Lorsqu’il s’installe au Québec au milieu des années 2000, le Dr Marc Zaffran, alias Martin Winckler – pseudonyme qu’il adopte en 1987 –, tire un trait sur sa carrière médicale. Médecin engagé, écrivain à succès et militant féministe, il possède son propre site Web consacré à la santé et anime un blogue littéraire. C’est sans nul doute la section de son site relative à la contraception et à la gynécologie qui est la plus consultée, certains articles (sur les règles ou la pilule, entre autres) totalisant plusieurs centaines de milliers de visites. Entre 2009 et 2019, il est écrivain en résidence et enseigne à l’Université de Montréal (éthique clinique et création littéraire), à l’Université McGill (création littéraire et ateliers d’écriture pour les étudiant·e·s en médecine) et au Département de français de l’Université d’Ottawa (création littéraire). Parmi ses sujets de prédilection, la maltraitance médicale, la transmission des valeurs éthiques en médecine, la douleur ou encore la formation du personnel soignant. Préoccupations d’actualité s’il en est… Martin Winckler publie en septembre 2020 l’ouvrage C’est mon corps : toutes les questions que se posent les femmes sur leur santé.

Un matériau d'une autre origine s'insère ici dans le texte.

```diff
diff --git a/ros_gpu_depthmap_fusion_amd/csrc/gdf_kernels.hpp b/ros_gpu_depthmap_fusion_amd/csrc/gdf_kernels.hpp
--- a/ros_gpu_depthmap_fusion_amd/csrc/gdf_kernels.hpp
+++ b/ros_gpu_depthmap_fusion_amd/csrc/gdf_kernels.hpp
@@ -38,6 +38,7 @@
 const void* mask_kernel(const FrameArgs& a);
 const void* emit_kernel(const FrameArgs& a);
 bool emit_partition_kernels(const FrameArgs& a);
+bool lazy_group_scan_kernels(const FrameArgs& a);
 
 hipError_t launch_ps_filter_insert(const float4* new_pts, uint32_t n, int do_filter, float thr,
                                    uint32_t F, float4* ring, uint64_t cap, uint64_t first,
diff --git a/ros_gpu_depthmap_fusion_amd/gdf.py b/ros_gpu_depthmap_fusion_amd/gdf.py
--- a/ros_gpu_depthmap_fusion_amd/gdf.py
+++ b/ros_gpu_depthmap_fusion_amd/gdf.py
@@ -129,7 +129,7 @@
     "gdf_run_depth_stream_alternating",
     "gdf_next_frame_in_batch", "gdf_get_batch_ranges", "gdf_download_batch_occupancy_grid",
     "gdf_mask_dilate", "gdf_transform_points", "gdf_add_halo_depthmap_device",
-    "gdf_partition_points", "gdf_voxelize_points", "gdf_partition_runs", "gdf_voxelize_runs", "gdf_voxelize_runs_marked", "gdf_voxelize_runs_recv", "gdf_set_partition_marks", "gdf_set_emit_partition", "gdf_set_partition_segments", "gdf_last_sort_items", "gdf_get_stream",
+    "gdf_partition_points", "gdf_voxelize_points", "gdf_partition_runs", "gdf_voxelize_runs", "gdf_voxelize_runs_marked", "gdf_voxelize_runs_recv", "gdf_set_partition_marks", "gdf_set_emit_partition", "gdf_set_partition_segments", "gdf_last_sort_items", "gdf_last_compaction", "gdf_get_stream",
     "gdf_get_graph_stats", "gdf_get_slot", "gdf_select_slot", "gdf_build_info", "gdf_get_tuning",
     "gdf_download_frame", "gdf_set_slot_streams",
     "gdf_fused_unique_id", "gdf_fused_create", "gdf_fused_destroy", "gdf_fused_halo_pixels",
@@ -231,6 +231,7 @@
         "gdf_get_batch_ranges": (i32, [vp, vp, vp, u32, P(u32)]),
         "gdf_download_batch_occupancy_grid": (i32, [vp, u32, vp, u64]),
         "gdf_last_sort_items": (i32, [vp, P(u32), P(i32)]),
+        "gdf_last_compaction": (i32, [vp, P(u32), P(i32)]),
         "gdf_get_stream": (i32, [vp, P(vp)]),
         "gdf_get_graph_stats": (i32, [vp, P(u64), P(u64)]),
         "gdf_get_slot": (i32, [vp, P(i32)]),
@@ -820,6 +821,11 @@
         self._check(self._lib.gdf_last_sort_items(self._h, C.byref(n), C.byref(r)))
         return n.value, bool(r.value)
 
+    def last_compaction(self):
+        n, f = C.c_uint32(0), C.c_int(0)
+        self._check(self._lib.gdf_last_compaction(self._h, C.byref(n), C.byref(f)))
+        return n.value, f.value
+
     def processFramePrepared(self, p: FrameParams) -> FrameResult:
         r = FrameResult()
         self._check(self._lib.gdf_process_frame(self._h, C.byref(p), C.byref(r)))
```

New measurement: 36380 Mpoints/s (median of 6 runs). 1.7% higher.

Quel est le meilleur conseil qu’une femme vous ait donné?

C’est de toujours croire ce que les femmes me confient dans ma pratique, sans discuter. La personne qui m’a donné ce conseil se nommait Yvonne Lagneau. Elle était infirmière cadre au centre de planification familiale où j’ai prescrit des moyens de contraception et pratiqué des interruptions de grossesse entre 1983 et 2008. Les professionnel·le·s de la santé doivent toujours croire ce que les personnes qui font appel à leurs services leur disent. On ne m’avait pas appris à le faire – on avait même laissé entendre qu’il ne fallait pas trop écouter ce qu’elles racontaient. En me donnant ce conseil, Yvonne a changé ma vie de professionnel et de personne humaine.

Trois mots qui décrivent pour vous le féminisme?

Égalité (pour toutes et tous). Respect (de toutes et tous). Solidarité (entre toutes et tous).

Quel film, quel livre ou quelle série à saveur féministe vous a particulièrement touché?

Un film : Thelma et Louise (1991).

Un livre : Mother Nature (Les instincts maternels) de Sarah Blaffer Hrdy (1999).

Une série : Call the Midwife (à la BBC depuis 2012) ou SOS sages-femmes en français.

L’égalité n’est toujours pas pleinement atteinte. Pour vous, le nerf de la guerre, le problème, c’est quoi?

On ne peut pas changer les mentalités d’un coup de baguette magique, mais on peut prendre des décisions qui font bouger les choses, comme par exemple voter une loi qui impose aux employeurs privés de rémunérer les femmes autant que les hommes, à expérience, formation et ancienneté égales. Ça changerait pour commencer l’idée que ces derniers « valent plus » parce qu’ils sont mieux payés.

Je suis féministe parce que…

Je suis féministe parce que je hais les injustices, les rapports de force et l’oppression. Or, dans toutes les sociétés, les femmes sont les premières opprimées.